Health insurance is evil if paid for by the government, unless you are US Senators or Representatives; who do not pay one penny for their 100-percent-coverage-health insurance. Taxes are evil, so our highways, bridges and air traffic control systems are underfunded, undermanned, and technologically obsolete.

Sarah Palin and her debate coaches are skilled users of categories. During the Vice Presidential debate she told us how much she knew about our economic woes. She told us that she had talked to soccer moms and hockey moms who were suffering economic pain. Apparently, she didn’t speak to working moms who don’t have money to spend for sports equipment, team membership dues and gasoline to drive their SUVs to games. Working moms hold two or three minimum-wage jobs and have to spend their money for food, clothing and shelter.

I wish I knew a way to wean us from all the generalizations and categories in American politics. Even the terms Democrat and Republican mean very little. Some think that the name of the category "liberal" is self-defeating, and they have started calling themselves "progressive." Some former conservatives now call themselves "libertarians" or "populists."

This not new. In 1946, George Orwell wrote: "… one ought to recognize that the present political chaos is connected with the decay of language.… Political language—and with variations this is true of all political parties from Conservatives to Anarchists—is designed to make lies sound truthful and murder respectable, and to give an appearance of solidity to pure wind."
("Politics and the English Language," Shooting an Elephant, Harcourt Brace, 1950.)

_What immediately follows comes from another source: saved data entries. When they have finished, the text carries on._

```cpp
int convasr_loss_head(const float* loss_vec, const int64_t* ylen, int64_t ylen_stride, const float* entropy, int B, float accumulate_iterations, float* out3,
                      float* grad_loss_vec, unsigned char* skipped, const float* loss_scaler, float metric_scale, void* stream);

#define CONVASR_LOSS_SCALER_FLOATS 8

int convasr_entropy(const float* log_probs, const int64_t* olen, float* ent, int B, int T, int C, float eps, void* stream);
int convasr_weighted_mean_entropy(const float* log_probs, const int64_t* olen, float* out, int B, int T, int C, int eps_id, float eps, void* stream);
int convasr_argmax(const float* log_probs, int64_t* idx, int64_t rows, int C, void* stream);


int64_t convasr_sumsq_workspace_bytes(void);
int convasr_sumsq(const float* g, int64_t n, double* sumsq, void* workspace, float* norm_out, float norm_scale, const float* loss_scaler, void* stream);
int convasr_sgd_step(float* p, const float* g, float* buf, float* grad_out, int64_t n, const double* sumsq, float max_norm,
                     float lr, float momentum, float weight_decay, int nesterov, int first, const float* loss_gate, float grad_scale,
                     void* p16, int p16_dtype, const float* scaler_in, float* scaler_out, const float* lr_dev, void* stream);
int convasr_adamw_step(float* p, const float* g, float* exp_avg, float* exp_avg_sq, int64_t n, const double* sumsq, float max_norm, float lr,
                       float beta1, float beta2, float eps, float weight_decay, const float* step_in, float* step_out, const float* loss_gate,
                       float grad_scale, void* p16, int p16_dtype, const float* scaler_in, float* scaler_out, const float* lr_dev, void* stream);

int convasr_conv1d_dgrad_bn_reduce(const void* dy, const void* packed_dgrad, void* dx, int dtype, int B, int Cout, int Cin, int T_dy, int T_dx, int K,
                                   int dil, int pad, const void* bn_y, const float* bn_scale, const float* bn_shift, const float* bn_mean,
                                   const float* bn_invstd, int bn_act, float bn_act_lo, float bn_act_hi, float dropout_p, uint64_t seed,
                                   uint64_t offset, const uint64_t* step_key, const float* bn_xlen, double* bn_sums, int* bn_rows, const uint8_t* bn_gate, void* stream);
int convasr_bn_bwd_finalize(const double* sums, int sums_rows, const float* gamma, const float* mean, const float* invstd, float* coef,
                            float* dgamma, float* dbeta, int accumulate, int64_t n, int C, void* stream);


int convasr_conv1x1_grouped(int n, const void* const* x, const void* const* w, void* const* y, const float* const* bias, double* const* stats,
                            const int* cin, const int* cout, const int* accumulate, int dtype, int B, int T, int* stats_rows, void* stream);
int64_t convasr_wgrad1x1_grouped_workspace_bytes(int n, const int* cin, const int* cout, int B, int T);
int convasr_wgrad1x1_grouped(int n, const void* const* x, const void* const* dy, float* const* dw, float* const* zero, const int* cin, const int* cout,
                             const int* accumulate, void* workspace, int dtype, int B, int T, void* stream);
int convasr_bn_finalize_grouped(int count, const double* const* stats, int stats_rows, int64_t n, const float* const* gamma, const float* const* beta,
                                float* const* running_mean, float* const* running_var, const float* momentum, const float* eps, float* const* out,
                                int64_t* const* num_batches_tracked, int C, void* stream);
int convasr_bn_bwd_finalize_grouped(int count, const double* const* sums, const int* sums_rows, const float* const* gamma, const float* const* mean,
                                    const float* const* invstd, float* const* coef, float* const* dgamma, float* const* dbeta, const int* accumulate,
                                    int64_t n, int C, void* stream);
int convasr_bn_bwd_apply_grouped(const void* g, int count, const void* const* y, const float* const* coef, void* const* dy, int dtype, int B, int T, int C, void* stream);
int64_t convasr_bn_bwd_reduce_many_workspace_bytes(int count, int B, int T, int C);
int convasr_bn_bwd_reduce_many(const void* dz, const uint8_t* gate, float dropout_p, void* g, int count, const void* const* y, const float* const* mean,
                               const float* const* invstd, const float* const* gamma, float* const* coef, float* const* dgamma, float* const* dbeta,
                               const int* accumulate, void* workspace, int dtype, int B, int T, int C, void* stream);
int convasr_add16(const void* a, const void* b, void* out, int64_t n, int dtype, void* stream);

int convasr_pack_dgrad_item_bytes(void);
int convasr_pack_dgrad_grouped(const void* items, int n_items, int total_blocks, void* stream);

int64_t convasr_colsum_workspace_bytes(int64_t rows, int C);
int convasr_colsum(const void* y, int dtype, int64_t rows, int C, float* out, void* workspace, int accumulate, void* stream);

int convasr_cast_scale(const void* src, int src_dtype, void* dst, int dst_dtype, int64_t n, float scale, void* stream);


int convasr_split3(const float* x, void* out, int dtype, int64_t rows, int C, int order, void* stream);
int convasr_bn_act_fwd_split3(const void* y, void* z3, int plane_dtype, const float* scale, const float* shift,
                              int n_res, const void* const* res, const float* const* rscale, const float* const* rshift,
                              int act, float act_lo, float act_hi, float dropout_p, uint64_t seed, uint64_t offset, const uint64_t* step_key,
                              const float* xlen, int B, int T, int C, uint8_t* gate, void* stream);
int convasr_bn_act_bwd_apply_split3(const void* dz_or_g, const void* y, void* dy3, int plane_dtype, const float* coef, int from_dz,
                                    const float* scale, const float* shift, int act, float act_lo, float act_hi, float dropout_p,
                                    uint64_t seed, uint64_t offset, const uint64_t* step_key, const float* xlen, int B, int T, int C,
                                    const uint8_t* gate, void* stream);
int convasr_pack_conv_weight_split3(const float* w, int w_layout, void* packed_fwd, void* packed_dgrad, int dgrad_planes, int dtype, int Cout, int Cin, int K, void* stream);
int convasr_bn_act_bwd_apply_to_half(const void* dz_or_g, const void* y, void* dy16, int out_dtype, const float* coef, int from_dz,
                                     const float* scale, const float* shift, int act, float act_lo, float act_hi, float dropout_p,
                                     uint64_t seed, uint64_t offset, const uint64_t* step_key, const float* xlen, int B, int T, int C,
                                     const uint8_t* gate, void* stream);
int convasr_conv1d_wgrad_ld_supported(int dtype, int B, int Cin, int Cout, int Tin, int Tout, int K, int dil, int x_ld, int dy_ld);
int convasr_conv1d_wgrad_ld(const void* x, int x_ld, const void* dy, int dy_ld, float* dw, void* workspace, int dtype,
                            int B, int Cin, int Cout, int Tin, int Tout, int K, int dil, int pad, int accumulate, int dw_layout, void* stream);


int convasr_step_begin(uint64_t* state, void* stream);
int convasr_copy(const void* src, void* dst, int64_t nbytes, void* stream);


int convasr_novograd_step(float* p, const float* g, float* mom, const float* ema_in, float* ema_out, double* g2, const int64_t* offsets,
                          int n_seg, int64_t n, const int64_t* items, int n_items, const int64_t* seg_first, double* item_part,
                          float max_norm, float lr, float beta1, float beta2, float eps, float weight_decay, int dampening, int first,
                          const float* loss_gate, float* total_norm, float grad_scale, void* p16, int p16_dtype, const float* scaler_in,
                          float* scaler_out, const float* lr_dev, void* stream);
int64_t convasr_novograd_item_elems(void);

int64_t convasr_ctc_alignment_workspace_bytes(int B, int T, int S_max);
int convasr_ctc_alignment(const float* log_probs, const int64_t* targets, const int64_t* input_lengths, const int64_t* target_lengths,
                          int64_t* alignment, void* workspace, int B, int T, int C, int S_max, int blank, void* stream);

int convasr_ctc_alignment_long_states_per_block(void);
int convasr_ctc_alignment_long_chunk_frames(void);
int64_t convasr_ctc_alignment_long_workspace_bytes(int B, int T, int S_max);
int convasr_ctc_alignment_long(const float* log_probs, const int64_t* targets, const int64_t* input_lengths, const int64_t* target_lengths,
                               int64_t* alignment, void* workspace, int64_t workspace_bytes, int B, int T, int C, int S_max, int blank,
                               int chunk_frames, void* stream);
int convasr_ctc_alignment_long_parts(const float* log_probs, const int64_t* targets, const int64_t* input_lengths, const int64_t* target_lengths,
// ... 86 lines not shown
```

Baseline: 59410.

## Fuse gradient sum-of-squares into K-major wgrad combine for norm clipping

The K-major wgrad reduction kernel now optionally computes per-block partial sums of squares of the final weight gradient while writing it. The arena builds a plan of these slots plus fixed-size chunks for parameters not covered, so clip_grad_norm only reduces the uncovered chunks and the partials instead of re-reading the whole flat gradient. This removes a full pass over the gradient arena at the cost of extra double-precision work in the combine kernel and state tracking for whether every fused slot was refreshed. It is disabled under gradient exchange, and the plan is built only after a first step with the old path.

```diff
diff --git a/convasr_amd/_lib.py b/convasr_amd/_lib.py
--- a/convasr_amd/_lib.py
+++ b/convasr_amd/_lib.py
@@ -58,6 +58,11 @@
 	convasr_argmax = (c_int, [c_p, c_p, c_i64, c_int, c_p]),
 	convasr_sumsq_workspace_bytes = (c_i64, []),
 	convasr_sumsq = (c_int, [c_p, c_i64, c_p, c_p, c_p, c_f32, c_p, c_p]),
+	convasr_sumsq_chunk = (c_int, []),
+	convasr_sumsq_fused = (c_int, [c_p, c_p, c_int, c_p, c_int, c_p, c_p, c_f32, c_p, c_p]),
+	convasr_wgrad_sumsq_parts = (c_i64, [c_i64]),
+	convasr_conv1d_wgrad_sumsq = (c_int, [c_p, c_p, c_p, c_p, c_p, c_int, c_int, c_int, c_int, c_int, c_int, c_int, c_int, c_int, c_int, c_int, c_p, c_p]),
+	convasr_wgrad_combine_kmajor = (c_int, [c_p, c_p, c_int, c_i64, c_int, c_p, c_p]),
 	convasr_sgd_step = (c_int, [c_p, c_p, c_p, c_p, c_i64, c_p, c_f32, c_f32, c_f32, c_f32, c_int, c_int, c_p, c_f32, c_p, c_int, c_p, c_p, c_p, c_p]),
 	convasr_adamw_step = (c_int, [c_p, c_p, c_p, c_p, c_i64, c_p, c_f32, c_f32, c_f32, c_f32, c_f32, c_f32, c_p, c_p, c_p, c_f32, c_p, c_int, c_p, c_p, c_p, c_p]),
 	convasr_conv1d_dgrad_bn_reduce = (c_int, [c_p, c_p, c_p, c_int, c_int, c_int, c_int, c_int, c_int, c_int, c_int, c_int, c_p, c_p, c_p, c_p, c_p, c_int, c_f32, c_f32, c_f32, c_u64, c_u64, c_p, c_p, c_p, c_p, c_p, c_p]),
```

And in the words of the late Walt Kelly, "We have met the enemy and he is us." We are grateful that politicians use these categories. Self governance is hard work and requires that we know the details of our government. But, instead of learning government statistics and the decisions and actions that led to them, we rush to learn which movie made the most money over the weekend, and how many strike-outs our favorite millionaire pitcher threw.

We are all junkies, high on money, movies and sports.